A chaotic operation leaves many questions unanswered

Indications are that many civilians were killed in the counterinsurgency operation

June 30, 2012 12:48 am | Updated July 12, 2016 07:11 am IST - Raipur:

Raipur, Chattisgarh 29th June 2012:: The injured jawans those who were attacked by the maoist are being taken to the hospital for treatment at Chattisgarh on Friday. Photo - Special arrangement by Manob Chowdhury- Low res pic-informed editorial

Raipur, Chattisgarh 29th June 2012:: The injured jawans those who were attacked by the maoist are being taken to the hospital for treatment at Chattisgarh on Friday. Photo - Special arrangement by Manob Chowdhury- Low res pic-informed editorial

In the early hours of Friday, about six hundred troopers from the Central Reserve Police Force and the Combat Battalion for Resolute Action (CoBRA) commando unit conducted an operation in Chhattisgarh’s Bijapur district in which 18 tribal villagers were killed and six CRPF troopers injured.

Two suspected Maoists were killed in Sukma in an unrelated incident the same day.

As per the official record, police say that those killed in Bijapur were guerrillas of the banned Communist Party of India (Maoist). But the following account, based on interviews with social activists, local journalists, and senior police officers in Chhattisgarh, suggests that many of the victims were civilians lost in the fog of war that shrouds south Chhattisgarh.

Late on Thursday night, a Deputy Inspector General of the CRPF coordinated an operation in which three teams of the CoBRA and the CRPF set out from Jagargunda and Chintalnar (in Sukma district) and Basaguda (in Bijapur) to a rendezvous at Sarkeguda in Bijapur’s Kotaguda panchayat. “About 200 troopers set out from each camp,” said a senior policeman. “The Jagargunda team crossed through to Basaguda without any incident, but the other two companies came under fire.”

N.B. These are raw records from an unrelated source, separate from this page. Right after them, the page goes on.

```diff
+template <int ID, int COUNT> __device__ __forceinline__ void named_bar_sync()
+{
+    asm volatile("bar.sync %0, %1;" ::"n"(ID), "n"(COUNT) : "memory");
+}
+
+template <int BAR, int COUNT>
+__device__ __forceinline__ void publish_cohort_tile(float *gobs, const float *tile, int64_t e0, int rows, int D, int lt)
+{
+    const uint32_t bytes = (uint32_t)rows * (uint32_t)D * 4u;
+    float *dst = gobs + e0 * D;
+    if ((bytes & 15u) == 0 && ((reinterpret_cast<uintptr_t>(dst) & 15u) == 0)) {
+        mgb_fence_proxy_async();
+        named_bar_sync<BAR, COUNT>();
+        if (lt == 0) {
+            mgb_bulk_store(dst, tile, bytes);
+            mgb_bulk_commit();
+        }
+    } else {
+        named_bar_sync<BAR, COUNT>();
+        for (int i = lt; i < rows * D; i += COUNT) dst[i] = tile[i];
+    }
+}
+
+constexpr int kCohortEnvs = 128;
+
+template <bool SIMPLE>
+__global__ void __launch_bounds__(2 * kCohortEnvs, 2) quad_step_kernel_cohorts(const __grid_constant__ QuadConst c,
+                                                                               const __grid_constant__ QuadArgs a)
+{
+    constexpr int kCta = 2 * kCohortEnvs;
+    __shared__ __align__(128) float tile[kCta * kMaxObs];
+    __shared__ __align__(128) float ftile[kCta * kMaxObs];
+    const int cohort = (int)threadIdx.x / kCohortEnvs;
+    const int lt = (int)threadIdx.x % kCohortEnvs;
+    const int64_t c0 = (int64_t)blockIdx.x * kCta + cohort * kCohortEnvs;
+    const int64_t e = c0 + lt;
+    const int rows = (int)((a.n - c0) < kCohortEnvs ? ((a.n - c0) > 0 ? (a.n - c0) : 0) : kCohortEnvs);
+    const int D = c.obs_dim;
+    const bool active = e < a.n;
+    float *ctile = tile + cohort * kCohortEnvs * D, *cftile = ftile + cohort * kCohortEnvs * D;
+    int final_mask = 0;
+
+    asm volatile("griddepcontrol.launch_dependents;");
+    const int task[1] = {active ? env_task(c, a, e) : 0};
+    asm volatile("griddepcontrol.wait;" ::: "memory");
+
+    if (cohort == 1) named_bar_sync<kGateBar, kCta>();
+    float4 q[kPlanes], act;
+    if (active) {
+        const float4 *b = tile_base(a, e);
+#pragma unroll
+        for (int k = 0; k < kPlanes; ++k) q[k] = b[k * kTileEnvs];
+        act = __ldg(reinterpret_cast<const float4 *>(a.act) + e);
+    } else {
+#pragma unroll
+        for (int k = 0; k < kPlanes; ++k) q[k] = make_float4(0.f, 0.f, 0.f, 0.f);
+        act = make_float4(0.f, 0.f, 0.f, 0.f);
+    }
+    if (cohort == 0) {
+        asm volatile("bar.arrive %0, %1;" ::"n"(kGateBar), "n"(kCta), "f"(q[0].x), "f"(q[1].x), "f"(q[2].x), "f"(q[3].x),
+                     "f"(q[4].x), "f"(q[5].x), "f"(act.x)
+                     : "memory");
+    }
+    if (active) {
+        QState s;
+        unpack_state(q, s);
+        const float V[4] = {act.x, act.y, act.z, act.w};
+        step_body<SIMPLE, false, true, float>(c, a, e, 1, s, V, task, ctile + lt * D, cftile + lt * D, final_mask);
+    }
+    if (rows > 0) {
+        if (cohort == 0) publish_cohort_tile<kCohortBar, kCohortEnvs>(a.obs, ctile, c0, rows, D, lt);
+        else publish_cohort_tile<kCohortBar + 1, kCohortEnvs>(a.obs, ctile, c0, rows, D, lt);
+    }
+    if (final_mask) {
+        const float *frow = cftile + lt * D;
+        for (int k = 0; k < D; ++k) a.final_obs[e * D + k] = frow[k];
+    }
+    if (lt == 0) mgb_bulk_wait_read<0>();
 }
 
 template <bool SIMPLE>
@@ -1223,6 +1305,7 @@
     int auto_reset = 0;
     int num_sms = 132;
     int wide_kernel = -1;
+    int cohort_kernel = -1;
     int packed = 0;
     int stream_kernel = 1;
     int pdl = 1;
@@ -1334,6 +1417,7 @@
     if (const char *ev = getenv("MGB_STREAM_KERNEL")) h->stream_kernel = atoi(ev) != 0;
     if (const char *ev = getenv("MGB_PACKED")) h->packed = atoi(ev) != 0;
     if (const char *ev = getenv("MGB_WIDE_KERNEL")) h->wide_kernel = atoi(ev) != 0;
+    if (const char *ev = getenv("MGB_COHORT_KERNEL")) h->cohort_kernel = atoi(ev) != 0;
     {
         const int max_smem = 512 * kMaxObs * 4 * 2;
         cudaFuncSetAttribute(quad_step_wide_kernel<true>, cudaFuncAttributeMaxDynamicSharedMemorySize, max_smem);
@@ -1484,7 +1568,7 @@
     return MGB_OK;
 }
 
-enum StepKernel { STEP_TILE = 0, STEP_WIDE = 1, STEP_STREAM = 2, STEP_PACKED = 3 };
+enum StepKernel { STEP_TILE = 0, STEP_WIDE = 1, STEP_STREAM = 2, STEP_PACKED = 3, STEP_COHORT = 4 };
 
 static StepKernel choose_step_kernel(const mgb_quad *h, const QuadArgs &a)
 {
@@ -1500,6 +1584,8 @@
     const bool single_wave = a.n <= (int64_t)h->num_sms * 512 && a.n >= (int64_t)h->num_sms * 64;
     const int64_t wide_max = (int64_t)h->num_sms * (h->wide_kernel > 0 ? 512 : 384);
     if (h->wide_kernel != 0 && single_wave && a.n <= wide_max) return STEP_WIDE;
+    if (h->cohort_kernel > 0 || (h->cohort_kernel < 0 && h->wide_kernel != 0 && single_wave && a.n >= 65536))
+        return STEP_COHORT;
     return STEP_TILE;
 }
 
@@ -1540,6 +1626,11 @@
             if (h->c.simple) MGB_CUDA(cudaLaunchKernelEx(&cfg, quad_step_wide_kernel<true>, h->c, aw));
             else MGB_CUDA(cudaLaunchKernelEx(&cfg, quad_step_wide_kernel<false>, h->c, aw));
         }
+    } else if (which == STEP_COHORT) {
+        cfg.gridDim = dim3((unsigned)((a.n + 2 * kCohortEnvs - 1) / (2 * kCohortEnvs)));
+        cfg.blockDim = dim3(2 * kCohortEnvs);
+        if (h->c.simple) MGB_CUDA(cudaLaunchKernelEx(&cfg, quad_step_kernel_cohorts<true>, h->c, a));
+        else MGB_CUDA(cudaLaunchKernelEx(&cfg, quad_step_kernel_cohorts<false>, h->c, a));
     } else {
         if (h->c.simple) MGB_CUDA(cudaLaunchKernelEx(&cfg, quad_step_kernel<true>, h->c, a));
         else MGB_CUDA(cudaLaunchKernelEx(&cfg, quad_step_kernel<false>, h->c, a));
@@ -1557,6 +1648,7 @@
     case STEP_STREAM: return h->c.simple ? "quad_stream_kernel<true>" : "quad_stream_kernel<false>";
     case STEP_PACKED: return h->c.simple ? "quad_step2_kernel<true>" : "quad_step2_kernel<false>";
     case STEP_WIDE: return h->c.simple ? "quad_step_wide_kernel<true>" : "quad_step_wide_kernel<false>";
+    case STEP_COHORT: return h->c.simple ? "quad_step_kernel_cohorts<true>" : "quad_step_kernel_cohorts<false>";
     default: return h->c.simple ? "quad_step_kernel<true>" : "quad_step_kernel<false>";
     }
 }
```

At about 1 a.m., the source said, the Basaguda team came under a burst of gunfire on the outskirts of Sarkeguda village in which six CRPF troopers were injured, two critically. “The troopers were shot at by 303 rifles and muzzle-loaded shotguns,” said the source, suggesting that the attack came from Jan Militia, Maoist village defence committees comprising local youth who are not formally members of the party and do not carry automatic weapons.

The troopers fired back and killed a number of villagers who, the source said, might not have been affiliated with the Maoists. As the encounter at Sarkeguda progressed, the CRPF team from Chintalnar arrived near the village and came under fire as well.

“The second team also retaliated and probably killed some Maoist sentries,” said the source. Eighteen villagers were killed in all, but the source said that fire was exchanged in complete darkness, making it impossible to tell who killed whom.

Children among the dead?

The police source’s account is partially corroborated by inter-faith activist Swami Agnivesh and reports from local journalists.

“A few days ago, the Maoists sent word calling for a meeting in Sarkeguda village,” said Swami Agnivesh, who has previously interceded on behalf of the State government to secure the release of policemen kidnapped by the Maoists. “The meeting was to discuss a land dispute in the village.” In the early hours of the morning, Mr. Agnivesh said, security forces surrounded the village and opened fire. The Maoists fired back and escaped, leaving behind a crowd of civilians who were struck by CRPF bullets.

“A 9-year-old girl and an 11-year-old boy were also killed,” said Swami Agnivesh, but this information could not be verified. Photographs passed on by local journalists show a number of corpses, including that of a woman, clad in civilian garb, and what appears to be a teenaged boy of indeterminate age.

A young man arrested in the operation has corroborated Swami Agnivesh's account to a degree.

“A group of journalists met a 14-year-old boy called Irpa Chottu from Sarkeguda in Maharani hospital in Jagdalpur this evening,” said a local journalist present at the hospital. According to the journalist, Chottu claimed he was grazing his cows when a group of Maoists came and forcibly took him to a meeting. Suddenly, the police appeared and opened fire on the meeting. The Maoists escaped, but several villagers were caught in the crossfire. Chottu said he was captured, questioned, shot in the leg and finally sent to the hospital by the security forces.

“The problem is the complete absence of a legal framework to protect policemen in case of a genuine case of collateral deaths in an operation,” said a senior policeman. “This forces the police to claim that even those killed in crossfire are Maoist guerrillas. Without a legal framework, a man firing in self defence can be prosecuted for murder.”